At the end of September, six European Union countries, including France and Germany, asked the Commission to tighten the reins on Temu
The European Commission has launched an investigation against the e-commerce platform Temu, which is suspected of not taking sufficient measures against the sale of illegal and potentially dangerous products.
“We want to make sure that the products sold (on the Temu platform) comply with the rules of the European Union and do not put consumers at risk,” explained European Competition Commissioner Margrethe Vestager in a statement.
No deadline has been set for the completion of the investigation. If Temu is found guilty of infringements, it could be fined up to 6% of its turnover under the new European Digital Services (DSA) legislation.

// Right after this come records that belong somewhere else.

diff --git a/depth_image_captioning_pub_amd/csrc/decoder.h b/depth_image_captioning_pub_amd/csrc/decoder.h
--- a/depth_image_captioning_pub_amd/csrc/decoder.h
+++ b/depth_image_captioning_pub_amd/csrc/decoder.h
@@ -59,6 +59,14 @@
          int tile = 0, int raw_partials = 0);
 int gemm_slabs(int M, int N, int K, GemmOperand A, GemmOperand B, float* slabs, int splitk, hipStream_t st);
 
+size_t vocab_head_scratch_bytes(int B, int T);
+constexpr int kVocabHeadMaxSlices = 64;
+size_t vocab_head_bwd_ws_floats(int N, int V);
+void vocab_head_bwd_policy(int on);
+bool vocab_head_bwd_sliced();
+int vocab_head_bwd(const float* dlogits, int N, int V, const float* out_w, const float* Hdrop, float* dHd, float* g_out_w,
+                   float* g_out_b, float* gemm_ws, size_t gemm_ws_floats, float* colsum_ws, hipStream_t st);
+
 struct InitState { float *h0, *c0; long long ld; bool WcatT; };
 int decoder_setup(const dic_decoder_weights* w, const float* feat_rgb, const float* feat_depth, int B, int cells,
                   const SetupBufs& s, const InitState& o, hipStream_t st);
diff --git a/depth_image_captioning_pub_amd/csrc/decoder_bwd.hip b/depth_image_captioning_pub_amd/csrc/decoder_bwd.hip
--- a/depth_image_captioning_pub_amd/csrc/decoder_bwd.hip
+++ b/depth_image_captioning_pub_amd/csrc/decoder_bwd.hip
@@ -58,6 +58,39 @@
   }
   DIC_LAUNCH_CHECK();
   return DIC_OK;
+}
+
+static bool g_vocab_head_sliced = true;
+void vocab_head_bwd_policy(int on) { g_vocab_head_sliced = on != 0; }
+bool vocab_head_bwd_sliced() { return g_vocab_head_sliced; }
+size_t vocab_head_scratch_bytes(int B, int T) {
+  const size_t BT = (size_t)B * T;
+  auto taken = [](size_t floats) { return (floats * sizeof(float) + 255) & ~size_t(255); };
+  return taken(BT * kG) + 2 * taken(BT * kD) + BT * kA * sizeof(float);
+}
+
+static size_t vocab_head_dw_cap(int V) { return (size_t)kVocabHeadMaxSlices * V * kH; }
+
+size_t vocab_head_bwd_ws_floats(int N, int V) {
+  const size_t dh = (size_t)gemm_pick_splitk(N, kH, V, (size_t)-1) * N * kH;
+  const size_t dw = (size_t)gemm_pick_splitk(V, kH, N, vocab_head_dw_cap(V)) * V * kH;
+  return std::max(std::max(dh, dw), (size_t)8 * N * kH);
+}
+
+int vocab_head_bwd(const float* dlogits, int N, int V, const float* out_w, const float* Hdrop, float* dHd, float* g_out_w,
+                   float* g_out_b, float* gemm_ws, size_t gemm_ws_floats, float* colsum_ws, hipStream_t st) {
+  if (!g_vocab_head_sliced) {
+    DIC_TRY(gemm(N, kH, V, op_rowk(dlogits, V), op_colk(out_w, kH), ep_store(dHd, kH), st, 8, gemm_ws));
+    DIC_TRY(gemm(V, kH, N, op_colk(dlogits, V), op_colk(Hdrop, kH), ep_store(g_out_w, kH), st));
+    return colsum(dlogits, V, N, V, g_out_b, colsum_ws, st);
+  }
+  DIC_TRY(gemm(N, kH, V, op_rowk(dlogits, V), op_colk(out_w, kH), ep_store(dHd, kH), st,
+               gemm_pick_splitk(N, kH, V, gemm_ws_floats), gemm_ws));
+  GemmParams p{};
+  p.M = V; p.N = kH; p.K = N; p.A = op_colk(dlogits, V); p.B = op_colk(Hdrop, kH); p.ep = ep_store(g_out_w, kH);
+  p.splitk = gemm_pick_splitk(V, kH, N, std::min(gemm_ws_floats, vocab_head_dw_cap(V)));
+  p.ws = gemm_ws; p.colsum_out = g_out_b; p.colsum_ws = colsum_ws;
+  return gemm_launch(p, st, 64);
 }
 
 __global__ void __launch_bounds__(kH) lstm_bwd_kernel(const LstmBwdArgs la) { lstm_bwd_body(blockIdx.x, threadIdx.x, true, la); }
@@ -483,7 +516,6 @@
 
   int* d_len = ws.dlen;
   DIC_CHECK_HIP(hipMemcpyAsync(d_len, dec_lengths, sizeof(int) * B, hipMemcpyHostToDevice, st));
-  DIC_CHECK_HIP(hipMemsetAsync(ws.dG, 0, (size_t)((char*)(ws.dq + BT * kA) - (char*)ws.dG), st));
   DIC_CHECK_HIP(hipMemsetAsync(g->embed, 0, sizeof(float) * (size_t)V * kE, st));
   float* cs = ws.colsum_ws;
   if (cells != kL) {
@@ -496,9 +528,9 @@
     }
   }
 
-  DIC_TRY(gemm(N, kH, V, op_rowk(dlogits_packed, V), op_colk(w->out_w, kH), ep_store(ws.dHd, kH), st, 8, ws.gemm_ws));
-  DIC_TRY(gemm(V, kH, N, op_colk(dlogits_packed, V), op_colk(ws.Hdrop, kH), ep_store(g->out_w, kH), st));
-  DIC_TRY(colsum(dlogits_packed, V, N, V, g->out_b, cs, st));
+  const size_t grad_block = (size_t)((char*)(ws.dq + BT * kA) - (char*)ws.dG);
+  DIC_TRY(vocab_head_bwd(dlogits_packed, N, V, w->out_w, ws.Hdrop, ws.dHd, g->out_w, g->out_b, ws.dG, grad_block / sizeof(float), cs, st));
+  DIC_CHECK_HIP(hipMemsetAsync(ws.dG, 0, grad_block, st));
 
   const float inv_temp = (mode == 1) ? 1.0f / temp : 1.0f;
   const bool fuse_b = (nlch == 1);
diff --git a/depth_image_captioning_pub_amd/csrc/gemm.h b/depth_image_captioning_pub_amd/csrc/gemm.h
--- a/depth_image_captioning_pub_amd/csrc/gemm.h
+++ b/depth_image_captioning_pub_amd/csrc/gemm.h
@@ -54,11 +54,15 @@
   int ablate;
   int raw_partials;
   int tail128_first, tail128_ntiles;
+  float* colsum_out;
+  float* colsum_ws;
 };
 
 size_t gemm_splitk_ws_bytes(int M, int N, int splitk);
 constexpr size_t kGemmTailWsBytes = (size_t)256 * 64 * 64 * sizeof(float);
 int gemm_pick_tile(int M, int N);
+constexpr int kGemmSplitTarget = 1024, kGemmSplitMinTiles = 4;
+int gemm_pick_splitk(int M, int N, int K, size_t ws_floats);
 int gemm_launch(GemmParams p, hipStream_t st, int force_tile = 0);
 constexpr int kGemmGroupMax = 6;
 int gemm_launch_group_colk(GemmParams* ps, int n, hipStream_t st);
diff --git a/depth_image_captioning_pub_amd/csrc/gemm.hip b/depth_image_captioning_pub_amd/csrc/gemm.hip
--- a/depth_image_captioning_pub_amd/csrc/gemm.hip
+++ b/depth_image_captioning_pub_amd/csrc/gemm.hip
@@ -568,8 +568,9 @@
   }
 }
 
-template <int BM, int BN, int AK, int BKIND, int ABL = 0>
+template <int BM, int BN, int AK, int BKIND, int ABL = 0, bool CS = false>
 __device__ __forceinline__ void gemm_tile_body(const GemmParams& p, const int bid, const int nblk) {
+  static_assert(!CS || (AK == OPK_COLK && BM == 64), "the column sum rides on the K-major loader of a 64-row tile");
   using LA = Loader<AK, BM>;
   using LB = Loader<BKIND, BN>;
   constexpr int LDA = LA::LD, LDB = LB::LD;
@@ -616,12 +617,19 @@
       for (int r = 0; r < 16; ++r) acc[i][j][r] = 0.f;
 
   float4 ra[LA::NV], rb[LB::NV];
+  float4 csum = make_float4(0.f, 0.f, 0.f, 0.f);
+  const bool cs_on = CS && tn == 0;
+  auto cs_add = [&]() {
+#pragma unroll
+    for (int r = 0; r < LA::NV; ++r) { csum.x += ra[r].x; csum.y += ra[r].y; csum.z += ra[r].z; csum.w += ra[r].w; }
+  };
   const int nkt = kt1 - kt0;
   if (nkt > 0) {
     la.load(kt0 * BK, ra);
     lbld.load(kt0 * BK, rb);
     la.store(As[0], ra);
     lbld.store(Bs[0], rb);
+    if (cs_on) cs_add();
   }
   if (nkt > 1) {
     la.load((kt0 + 1) * BK, ra);
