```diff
 template <class Comb, class Dig>
-CPZ_HD ge_p1p1 straus_half_comb(const SlabTable& tab_y, const SlabTable& tab_r, const Comb& comb, const Dig& ud,
-                              const Dig& vd, const Dig& sdig) {
-  ge_p1p1 cur = p1p1_identity();
+CPZ_HD ge_p1p1 straus_half_joint(const SlabTable& tab, const Comb& comb, const Dig& ud, const Dig& vd,
+                                 const Dig& sdig) {
+  ge_p1p1 cur = cached_to_p1p1(tab.load(joint_top_window(ud[3], vd[3])));
 #pragma unroll 1
   for (int j = 3; j >= 0; j--) {
     const uint32_t wu = ud[j], wv = vd[j];
 #pragma unroll 1
-    for (int m = 7; m >= 0; m--) {
-      const int du = ((int32_t)(wu << (28 - 4 * m))) >> 28;
-      const int dv = ((int32_t)(wv << (28 - 4 * m))) >> 28;
-      const ge_cached ey = cached_lookup(tab_y, du), er = cached_lookup(tab_r, dv);
-      if (j != 3 || m != 7) cur = dbl4(cur);
+    for (int m = j == 3 ? 14 : 15; m >= 0; m--) {
+      const ge_cached e = cached_lookup(tab, joint_window(wu, wv, m));
+      cur = p2_dbl(p1p1_to_p2(cur));
+      cur = p2_dbl(p1p1_to_p2(cur));
 #if defined(CPZ_EXP_NIELS_TABLES)
-      cur = ge_add_niels(p1p1_to_p3(cur), ge_niels{ey.YpX, ey.YmX, ey.T2d, {0, 0}});
-      cur = ge_add_niels(p1p1_to_p3(cur), ge_niels{er.YpX, er.YmX, er.T2d, {0, 0}});
-#else
-      cur = ge_add_cached(p1p1_to_p3(cur), ey);
-      cur = ge_add_cached(p1p1_to_p3(cur), er);
+      cur = ge_add_niels(p1p1_to_p3(cur), ge_niels{e.YpX, e.YmX, e.T2d, {0, 0}});
+#else
+      cur = ge_add_cached(p1p1_to_p3(cur), e);
 #endif
     }
   }
diff --git a/chaum-pedersen-zkp_amd/csrc/verify.h b/chaum-pedersen-zkp_amd/csrc/verify.h
--- a/chaum-pedersen-zkp_amd/csrc/verify.h
+++ b/chaum-pedersen-zkp_amd/csrc/verify.h
@@ -211,8 +211,9 @@
 template <bool kPre, class Comb, class Dig>
 CPZ_HD bool check_equation(const Dig& y, const Dig& r, const ge_niels* pre_y, const ge_niels* pre_r,
                            const Dig& udig, const Dig& vdig, bool vneg, const Dig& sdig, const Comb& comb,
-                           const SlabTable& tab_y, const SlabTable& tab_r, bool& decoded, bool& r_identity) {
+                           const SlabTable& tab, bool& decoded, bool& r_identity) {
   decoded = true;
+  ge_p3 Yp, Rp;
 CPZ_EQ_LOOP
   for (int k = 0; k < 2; k++) {
     ge_p3 P;
@@ -224,8 +225,10 @@
       for (int q = 0; q < 8; q++) w[q] = k ? r[q] : y[q];
       decoded = ristretto_decode(P, w) && decoded;
     }
-    build_cached_table(k ? tab_r : tab_y, (k && vneg) ? P : ge_neg(P));
-  }
+    P = (k && vneg) ? P : ge_neg(P);
+    if (k) Rp = P; else Yp = P;
+  }
+  build_joint_table(tab, Yp, Rp);
   if constexpr (kPre) {
     r_identity = false;
   } else {
@@ -235,11 +238,11 @@
     r_identity = acc == 0;
   }
 #if defined(CPZ_EXP_EXTRA_INV)
-  ge_p1p1 q = straus_half_comb(tab_y, tab_r, comb, udig, vdig, sdig);
+  ge_p1p1 q = straus_half_joint(tab, comb, udig, vdig, sdig);
   q.X = fe_mul(q.X, fe_invert(q.Z));
   return ristretto_is_identity(q);
 #else
-  return ristretto_is_identity(straus_half_comb(tab_y, tab_r, comb, udig, vdig, sdig));
+  return ristretto_is_identity(straus_half_joint(tab, comb, udig, vdig, sdig));
 #endif
 }
 
@@ -252,7 +255,7 @@
 #if defined(CPZ_EXP_NOSPLIT)
   vneg = c[7] & 1;
   for (int k = 0; k < 8; k++) {
-    dig[k * dstride] = c[k];
+    dig[k * dstride] = k % 4 == 3 ? c[k] & 0x3fffffffu : c[k];
     dig[(8 + k) * dstride] = s[k];
   }
   if (0)
@@ -260,8 +263,8 @@
   {
     uint32_t u[4], va[4], w[8];
     sc_half_split(c, u, va, vneg);
-    sc_recode_radix16_half(w, u);
-    sc_recode_radix16_half(w + 4, va);
+    sc_recode_radix4_half(w, u);
+    sc_recode_radix4_half(w + 4, va);
     for (int k = 0; k < 8; k++) dig[k * dstride] = w[k];
     sc vs, ss;
 #pragma unroll
@@ -280,8 +283,7 @@
   for (int e = 0; e < 2; e++) {
     bool d, r_id;
     eq = check_equation<kPre>(e ? y2 : y1, e ? r2 : r1, kPre ? pre + 1 + 2 * e : nullptr, kPre ? pre + 2 * e : nullptr,
-                              udig, vdig, vneg, sdig, e ? comb_h : comb_g, tab_v, tab_v.shifted(kTableSlots), d,
-                              r_id) && eq;
+                              udig, vdig, vneg, sdig, e ? comb_h : comb_g, tab_v, d, r_id) && eq;
     dec = dec && d;
     id = id || r_id;
   }
```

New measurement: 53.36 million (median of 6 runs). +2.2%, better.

Temu has great penetration in the European market due to its ultra-low price strategy. It is the international version of the Chinese e-commerce giant Pinduoduo, created in 2015. It offers a huge selection of products at unbeatable prices: clothes, games, decoration, tools, gadgets…
Temu gathers 75 million monthly users in the European Union, surpassing the 45 million user limit that obliges platforms to fall under the EU’s enhanced regulatory framework.
The group pledged to cooperate closely with the services of the European Commission.
The Commission’s investigation begins after a series of warnings and written memos to the platform. It concerns “the systems put in place to restrict the sale of non-compliant products in the European Union” and in particular the means put in place “to prevent the reappearance of unwanted traders who have been blocked in the past.
The Commission will also look at the risks associated with the “addictive nature of the service” of online sales, including gamified reward schemes “which can have negative effects on the physical and mental health of users”.
The Commission will also examine the systems for promoting products to users and Temu’s obligation to disclose the main parameters used by these systems.
The Commission also suspects that Temu is not complying with the obligation to provide the actors of the investigation with access to the data of the platform.
The Chinese platform has been accused by consumer associations of implementing user manipulation techniques and violating several DSA rules. The European Bureau of Consumer Unions (BEUC) filed a lawsuit in May with the European Commission against Temu for using techniques such as dark patterns to induce customers to spend more money.
Temu announced on October 11 that it had taken “significant steps” since the spring and would continue to adapt its practices to the new European legislative framework.
Since February, the DSA has imposed new obligations on all digital platforms, including Temu, to better protect users against illegal content.
European legislation prohibits deceptive interfaces and imposes increased transparency rules for the algorithms used to target users. It mandates verification of the identity of sellers on online platforms and the expulsion of repeat offenders.
Temu, like the 23 other major platforms subject to the enhanced European controls, is now obliged to analyze the risks associated with its services and put in place measures to deal with them. This analysis will be reviewed every year by the European Commission, which now takes on the role of digital policeman in the European Union.
At the end of September, six European Union countries, including France and Germany, asked the Commission to tighten the reins on Temu.
“Every day, hundreds of thousands of packages arrive here, mainly from China, with goods that do not comply with the rules of the European market,” German Deputy Economy Minister Sven Giegold recently complained at a meeting of his European counterparts in Brussels.